Con el estreno, noches atrás, de un documental en el Monumento del Fútbol devenido en cine repleto, la crónica de la gesta, que hasta entonces había tenido pocos testimonios audiovisuales, se amplía y llega a un público nuevo, escaso de referencias y ávido de utopía. Las salas de estreno dirán dentro de pocos días si los hinchas de hoy quieren alimentar una nueva ilusión mundialista explorando la cima de los triunfos celestes.

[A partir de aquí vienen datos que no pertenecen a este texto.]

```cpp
#define SEGNB_CHECK_ARG_AS(who, cond, msg)                           \
    do {                                                             \
        if (!(cond)) {                                               \
            segnb_set_error("%s: bad argument: %s", who, msg);       \
            return SEGNB_E_BADARG;                                   \
        }                                                            \
// ... 35 lines not shown
inline T segnb_plan_keep(T v) {
    static_assert(!(std::is_pointer<T>::value && std::is_class<typename std::remove_pointer<T>::type>::value),
                  "segnb_plan_keep: add an overload that copies this struct into the plan");
    return v;
}
inline const segnb_conv_geom* segnb_plan_keep(const segnb_conv_geom* g) {
    return g ? (const segnb_conv_geom*)segnb_plan_dup(g, sizeof(*g)) : g;
}
inline const segnb_loss_spec* segnb_plan_keep(const segnb_loss_spec* g) {
    return g ? (const segnb_loss_spec*)segnb_plan_dup(g, sizeof(*g)) : g;
}
inline const segnb_bn_reduce_epilogue* segnb_plan_keep(const segnb_bn_reduce_epilogue* g) {
    return g ? (const segnb_bn_reduce_epilogue*)segnb_plan_dup(g, sizeof(*g)) : g;
}
inline const segnb_bn_apply_epilogue* segnb_plan_keep(const segnb_bn_apply_epilogue* g) {
    return g ? (const segnb_bn_apply_epilogue*)segnb_plan_dup(g, sizeof(*g)) : g;
}
inline const segnb_upcat_src* segnb_plan_keep(const segnb_upcat_src* g) {
    return g ? (const segnb_upcat_src*)segnb_plan_dup(g, sizeof(*g)) : g;
}
inline const segnb_operand_tf* segnb_plan_keep(const segnb_operand_tf* g) {
    return g ? (const segnb_operand_tf*)segnb_plan_dup(g, sizeof(*g)) : g;
}
inline const segnb_wgrad_target* segnb_plan_keep(const segnb_wgrad_target* g) {
    return g ? (const segnb_wgrad_target*)segnb_plan_dup(g, sizeof(*g)) : g;
}
inline const segnb_act_epilogue* segnb_plan_keep(const segnb_act_epilogue* g) {
    return g ? (const segnb_act_epilogue*)segnb_plan_dup(g, sizeof(*g)) : g;
}
template <class... P, class... A>
inline void segnb_plan_record_call(const char* name, int (*fn)(P...), A... args) {
    static_assert(sizeof...(P) == sizeof...(A), "argument count");
    std::tuple<P...> kept(segnb_plan_keep((P)args)...);
    segnb_plan_push([fn, kept]() { return std::apply(fn, kept); }, name);
}
extern int g_segnb_census_on;
void segnb_census(const char* name);
#define SEGNB_PLAN_RECORD(fn, ...)                                                           \
    SegnbPlanScope plan_scope__;                                                             \
    if (plan_scope__.top && g_segnb_census_on) segnb_census(#fn);                            \
    if (plan_scope__.top && segnb_plan_recording()) segnb_plan_record_call(#fn, fn, __VA_ARGS__)
void segnb_plan_refuse(const char* why);
#define SEGNB_PLAN_REFUSE(why)                                         \
    SegnbPlanScope plan_scope__;                                       \
    if (plan_scope__.top && g_segnb_census_on) segnb_census(__func__); \
    if (plan_scope__.top && segnb_plan_recording()) segnb_plan_refuse(why)

int segnb_num_cus();
bool segnb_fprop_general_forced();
int segnb_knob_fprop_dma();
int segnb_knob_fprop_dma_cfg();
int segnb_knob_fprop_dma_dbg();
int segnb_knob_fprop_dma_epi();
int segnb_knob_fprop_nostats();
int segnb_knob_rw_store_waves();
int segnb_knob_bnreduce_fused();
int segnb_knob_fprop_deepk();
int segnb_knob_fprop_thin();
enum segnb_try_outcome {
    SEGNB_TRY_DECLINED = 0,
    SEGNB_TRY_LAUNCHED,
    SEGNB_TRY_DELIVERED,
};
constexpr int SEGNB_LAUNCH_DECLINED = INT_MIN;
inline int segnb_try_launched(segnb_try_outcome* did, int rc) {
    if (rc == SEGNB_LAUNCH_DECLINED) {
        *did = SEGNB_TRY_DECLINED;
        return 0;
    }
    if (rc == 0) *did = SEGNB_TRY_LAUNCHED;
    return rc;
}
#define SEGNB_HOST_INLINE static inline __attribute__((always_inline))
template <class... K>
int segnb_opt_in_lds(const char* who, int bytes, K... kernels) {
    hipError_t e = hipSuccess;
    (void)(... && ((e = hipFuncSetAttribute(reinterpret_cast<const void*>(kernels), hipFuncAttributeMaxDynamicSharedMemorySize,
                                            bytes)) == hipSuccess));
    if (e != hipSuccess) segnb_set_error("%s hipFuncSetAttribute(%d bytes): %s", who, bytes, hipGetErrorString(e));
    return (int)e;
}
SEGNB_HOST_INLINE long long segnb_nhwc_bytes(long long npix, int ld, int C, int esz) { return ((npix - 1) * ld + C) * esz; }
SEGNB_HOST_INLINE bool segnb_fits_desc(long long bytes, unsigned* out = nullptr) {
    if (out != nullptr) *out = (unsigned)bytes;
    return bytes < (1ll << 31);
}
inline void segnb_kernel_took(segnb_try_outcome did, const char** served, const char* name) {
    if (did != SEGNB_TRY_DECLINED && *served == nullptr) *served = name;
}
template <class Args>
__attribute__((always_inline)) inline bool take_bn_reduce(Args& a, const segnb_conv_geom* g, const segnb_bn_reduce_epilogue* bn) {
    const long long yb = segnb_nhwc_bytes((long long)g->N * g->Ho * g->Wo, bn->ld_y, g->Co, 2);
    if (!segnb_fits_desc(yb)) return false;
    a.bn_y = (const bf16_t*)bn->y;
    a.bn_y_bytes = (unsigned)yb;
    a.bn_ld = bn->ld_y;
    a.bn_coef = bn->coef;
    a.bn_sums = bn->sums;
    a.bn_act = bn->act;
    a.bn_slope = bn->slope;
    return true;
}
template <class Args>
__attribute__((always_inline)) inline void take_act_epilogue(Args& a, const segnb_act_epilogue* ep) {
    a.ep_act = ep != nullptr ? ep->act : -1;
    a.ep_coef = ep != nullptr ? ep->coef : nullptr;
// ... 221 lines not shown
```

segmentation-networks-benchmark_amd/csrc/fprop_dma.hip:

```cpp
#include "common.h"

#include "fprop_dma.h"

#include <mutex>
#include <vector>

#ifndef SEGNB_EXP
#define SEGNB_EXP 0
#endif

namespace {
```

Comentario aparte merece la presencia, en los aledaños de la Tribuna América, de un avión Douglas DC-3, similar al que transportó a los campeones del 50 de regreso a la patria y que fue sacado del Museo de la Fuerza Aérea y reconstruido en tiempo record para la ocasión.
La palabra Pluna estampada sobre el fuselaje con las letras y el isotipo de la época le agregó al revival un extraño sentimiento menos de nostalgia que de pérdida, y la confirmación de que nuestra aerolínea de bandera desapareció y de ella apenas queda un escándalo. Solo faltó el café Sorocabana en vasito de cartón y los chocolatines Águila para completar un imposible vuelo hacia el pasado en busca de un país que ya no existe.
Por supuesto que la movida con Maracaná no termina aquí —y no me refiero al documental o al libro que lo inspira—: el peligro es convertir una hazaña jamás igualada en la versión futbolera del eterno retorno.

Una vez escribí que así como los brasileños habían superado el trauma de haber perdido, nosotros seguimos rumiando el de haber ganado. El tiempo y la distancia no han resuelto aún esa cuestión y nuestra secreta necesidad de reiterar Maracaná, de volver a silenciar a doscientas mil personas en el mayor estadio de Brasil parece un desafío autoimpuesto e innecesario. ¿No será este el año indicado para dejar la hazaña en donde está? Olvidarla no, pero tampoco seguir señalándola como obligatorio ejemplo a emular.

O peor, banalizarla para que los entusiastas piensen que la historia volverá a repetirse.